On Thu, Jun 24, 2021 at 03:40:21PM +0100, Mark Rutland wrote:
> Hi Madhavan,
> 
> On Wed, May 26, 2021 at 04:49:16PM -0500, madvenka@...ux.microsoft.com wrote:
> > From: "Madhavan T. Venkataraman" <madvenka@...ux.microsoft.com>
> > 
> > The unwinder should check for the presence of various features and
> > conditions that can render the stack trace unreliable and mark the
> > the stack trace as unreliable for the benefit of the caller.
> > 
> > Introduce the first reliability check - If a return PC is not a valid
> > kernel text address, consider the stack trace unreliable.

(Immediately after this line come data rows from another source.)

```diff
@@ -553,25 +554,25 @@
                     for (int j = 1; j < 4; ++j) if (j >= xtail) tr[c][j] = 0.f;
             }
             *reinterpret_cast<f32x4*>(&buf[vwr]) = tr[0] - tr[2];
-            *reinterpret_cast<f32x4*>(&buf[vwr + 8 * CI]) = tr[1] + tr[2];
-            *reinterpret_cast<f32x4*>(&buf[vwr + 16 * CI]) = tr[2] - tr[1];
-            *reinterpret_cast<f32x4*>(&buf[vwr + 24 * CI]) = tr[1] - tr[3];
+            *reinterpret_cast<f32x4*>(&buf[vwr + TPC * CI]) = tr[1] + tr[2];
+            *reinterpret_cast<f32x4*>(&buf[vwr + 2 * TPC * CI]) = tr[2] - tr[1];
+            *reinterpret_cast<f32x4*>(&buf[vwr + 3 * TPC * CI]) = tr[1] - tr[3];
         }
         if (ethr) {
             const f32x4 t0 = d0 * rd[0] + d1 * rd[2], t1 = d0 * rd[1] + d1 * rd[3];
             *reinterpret_cast<f32x4*>(&buf[dwr]) = t0;
-            *reinterpret_cast<f32x4*>(&buf[dwr + 8 * CO]) = t0 + t1;
-            *reinterpret_cast<f32x4*>(&buf[dwr + 16 * CO]) = t0 - t1;
-            *reinterpret_cast<f32x4*>(&buf[dwr + 24 * CO]) = -t1;
+            *reinterpret_cast<f32x4*>(&buf[dwr + TPC * CO]) = t0 + t1;
+            *reinterpret_cast<f32x4*>(&buf[dwr + 2 * TPC * CO]) = t0 - t1;
+            *reinterpret_cast<f32x4*>(&buf[dwr + 3 * TPC * CO]) = -t1;
         }
     };
     auto mfma = [&](const float* buf) {
 #pragma unroll
         for (int pt = 0; pt < 2; ++pt) {
-            const float* Vp = buf + (p0 + pt) * 8 * CI + lh * CI + li;
-            const float* Dp = buf + VF + (p0 + pt) * 8 * CO + lh * CO + li;
-#pragma unroll
-            for (int s = 0; s < 4; ++s) {
+            const float* Vp = buf + (p0 + pt) * TPC * CI + lh * CI + li;
+            const float* Dp = buf + VF + (p0 + pt) * TPC * CO + lh * CO + li;
+#pragma unroll
+            for (int s = 0; s < TPC / 2; ++s) {
                 float a[CIT], b[COT];
 #pragma unroll
                 for (int i = 0; i < CIT; ++i) a[i] = Vp[s * 2 * CI + i * 32];
@@ -645,13 +646,16 @@
 
 static inline int ww_tile(int C) { return (C % 64 == 0 || C > 96) ? 2 : 1; }
 
+extern "C" __attribute__((visibility("hidden"))) int kpx_wino_wgrad_thin(int Cin, int Cout) { return ww_tile(Cin) == 1 && ww_tile(Cout) == 1; }
+
 extern "C" __attribute__((visibility("hidden"))) int kpx_wino_wgrad_splits(int N, int H, int W, int Cin, int Cout) {
     if (kpx_env()->no_wino) return 0;
     const int comin = 4;
     if (H % 4 || W % 8 || Cout % 4 || Cin < 32 || Cout < comin) return 0;
     const int ti = ww_tile(Cin), to = ww_tile(Cout);
-    if (ti == 1 && to == 1) return 0;
-    const long tc = (long)N * (H / 4) * (W / 8), tiles = (long)((Cin + 32 * ti - 1) / (32 * ti)) * ((Cout + 32 * to - 1) / (32 * to));
+    const bool thin = ti == 1 && to == 1;
+    if (thin && (!kpx_env()->wino_wgrad_thin || H % 8 || Cout < 32)) return 0;
+    const long tc = (long)N * (H / (thin ? 8 : 4)) * (W / 8), tiles = (long)((Cin + 32 * ti - 1) / (32 * ti)) * ((Cout + 32 * to - 1) / (32 * to));
     const long target = 256;
     long S = target / tiles;
     if (S < 1) S = 1;
@@ -667,10 +671,12 @@
                                                                    float* slabs, int S, hipStream_t s) {
     static std::atomic<unsigned long long> attr_mask{0};
     const int lds22 = 2 * (16 * 8 * 64 + 16 * 8 * 64) * 4, lds21 = 2 * (16 * 8 * 64 + 16 * 8 * 32) * 4, lds12 = 2 * (16 * 8 * 32 + 16 * 8 * 64) * 4;
+    const int lds11 = 2 * (16 * 16 * 32 + 16 * 16 * 32) * 4;
     if (kpx_first_use_on_device(&attr_mask)) {
         hipError_t e = hipFuncSetAttribute(reinterpret_cast<const void*>(conv_wino_wgrad_kernel<2, 2>), hipFuncAttributeMaxDynamicSharedMemorySize, lds22);
         if (e == hipSuccess) e = hipFuncSetAttribute(reinterpret_cast<const void*>(conv_wino_wgrad_kernel<2, 1>), hipFuncAttributeMaxDynamicSharedMemorySize, lds21 > 65536 ? lds21 : 65536);
         if (e == hipSuccess) e = hipFuncSetAttribute(reinterpret_cast<const void*>(conv_wino_wgrad_kernel<1, 2>), hipFuncAttributeMaxDynamicSharedMemorySize, lds12 > 65536 ? lds12 : 65536);
+        if (e == hipSuccess) e = hipFuncSetAttribute(reinterpret_cast<const void*>(conv_wino_wgrad_kernel<1, 1, 16>), hipFuncAttributeMaxDynamicSharedMemorySize, lds11);
         if (e != hipSuccess) return -(int)e;
     }
     const int ti = ww_tile(Cin), to = ww_tile(Cout);
@@ -678,12 +684,15 @@
     g.x = x; g.dy = dy; g.out = slabs;
     g.N = N; g.H = H; g.W = W; g.Cin = Cin; g.ldx = ldx; g.Cout = Cout; g.lddy = lddy;
     g.cit = (Cin + 32 * ti - 1) / (32 * ti); g.cot = (Cout + 32 * to - 1) / (32 * to); g.S = S;
-    g.chy = H / 4; g.chx = W / 8; g.total_chunks = N * g.chy * g.chx;
+    const bool thin = ti == 1 && to == 1;
+    if (thin && H % 8) return KPX_EINVAL;
+    g.chy = H / (thin ? 8 : 4); g.chx = W / 8; g.total_chunks = N * g.chy * g.chx;
     g.cps = (g.total_chunks + S - 1) / S;
     g.slab = (size_t)9 * Cin * Cout;
     const dim3 grid((unsigned)(g.cit * g.cot * S));
     if (ti == 2 && to == 2) hipLaunchKernelGGL((conv_wino_wgrad_kernel<2, 2>), grid, dim3(512), lds22, s, g);
     else if (ti == 2) hipLaunchKernelGGL((conv_wino_wgrad_kernel<2, 1>), grid, dim3(512), lds21 > 65536 ? lds21 : 65536, s, g);
-    else hipLaunchKernelGGL((conv_wino_wgrad_kernel<1, 2>), grid, dim3(512), lds12 > 65536 ? lds12 : 65536, s, g);
+    else if (to == 2) hipLaunchKernelGGL((conv_wino_wgrad_kernel<1, 2>), grid, dim3(512), lds12 > 65536 ? lds12 : 65536, s, g);
+    else hipLaunchKernelGGL((conv_wino_wgrad_kernel<1, 1, 16>), grid, dim3(512), lds11, s, g);
     return kpx_launch_status();
 }
diff --git a/unsupervised-keypoint-learning-for-guiding-class-conditional-video-prediction_amd/csrc/kpx_env.h b/unsupervised-keypoint-learning-for-guiding-class-conditional-video-prediction_amd/csrc/kpx_env.h
--- a/unsupervised-keypoint-learning-for-guiding-class-conditional-video-prediction_amd/csrc/kpx_env.h
+++ b/unsupervised-keypoint-learning-for-guiding-class-conditional-video-prediction_amd/csrc/kpx_env.h
@@ -3,6 +3,7 @@
 struct KpxEnv {
     int no_wino;
     int no_gemm3;
+    int wino_wgrad_thin;
     int bf16s_variant;
 };
 
diff --git a/unsupervised-keypoint-learning-for-guiding-class-conditional-video-prediction_amd/csrc/kpx_env.hip b/unsupervised-keypoint-learning-for-guiding-class-conditional-video-prediction_amd/csrc/kpx_env.hip
--- a/unsupervised-keypoint-learning-for-guiding-class-conditional-video-prediction_amd/csrc/kpx_env.hip
+++ b/unsupervised-keypoint-learning-for-guiding-class-conditional-video-prediction_amd/csrc/kpx_env.hip
@@ -15,6 +15,7 @@
 static void env_parse(KpxEnv* e) {
     e->no_wino = env_flag("KPX_NO_WINO");
     e->no_gemm3 = env_flag("KPX_NO_GEMM3");
+    e->wino_wgrad_thin = env_long("KPX_WINO_WGRAD_THIN", 1) != 0;
     e->bf16s_variant = (int)env_long("KPX_BF16S_VARIANT", 0);
 }
 
diff --git a/unsupervised-keypoint-learning-for-guiding-class-conditional-video-prediction_amd/csrc/kpx_internal.h b/unsupervised-keypoint-learning-for-guiding-class-conditional-video-prediction_amd/csrc/kpx_internal.h
--- a/unsupervised-keypoint-learning-for-guiding-class-conditional-video-prediction_amd/csrc/kpx_internal.h
+++ b/unsupervised-keypoint-learning-for-guiding-class-conditional-video-prediction_amd/csrc/kpx_internal.h
@@ -12,6 +12,7 @@
 extern "C" __attribute__((visibility("hidden"))) int kpx_wino_conv3x3(const float* in, int N, int H, int W, int K, int ldin, const float* w_hwio, int Cin, int Cout, int dgrad,
                                 const float* bias, int act, float* out, int Nn, int ldout, float* U_ws, hipStream_t s);
 extern "C" __attribute__((visibility("hidden"))) int kpx_wino_wgrad_splits(int N, int H, int W, int Cin, int Cout);
+extern "C" __attribute__((visibility("hidden"))) int kpx_wino_wgrad_thin(int Cin, int Cout);
 extern "C" __attribute__((visibility("hidden"))) int kpx_wino_wgrad3x3(const float* x, int N, int H, int W, int Cin, int ldx, const float* dy, int Cout, int lddy,
                                  float* slabs, int S, hipStream_t s);
 
```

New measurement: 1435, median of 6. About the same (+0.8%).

It could be
> > some generated code.
> > 
> > Other reliability checks will be added in the future.
> > 
> > Signed-off-by: Madhavan T. Venkataraman <madvenka@...ux.microsoft.com>
> 
> At a high-level, I'm on-board with keeping track of this per unwind
> step, but if we do that then I want to be abel to use this during
> regular unwinds (e.g. so that we can have a backtrace idicate when a
> step is not reliable, like x86 does with '?'), and to do that we need to
> be a little more accurate.

On x86, the '?' entries don't come from the unwinder's determination of
whether a frame is reliable.  (And the x86 unwinder doesn't track
reliable-ness on a per-frame basis anyway; it keeps a per-unwind global
error state.)

The stack dumping code blindly scans the stack for kernel text
addresses, in lockstep with calls to the unwinder.  Any text addresses
which aren't also reported by the unwinder are prepended with '?'.

The point is two-fold:

  a) failsafe in case the unwinder fails or skips a frame;

  b) showing of breadcrumbs from previous execution contexts which can
     help the debugging of more difficult scenarios.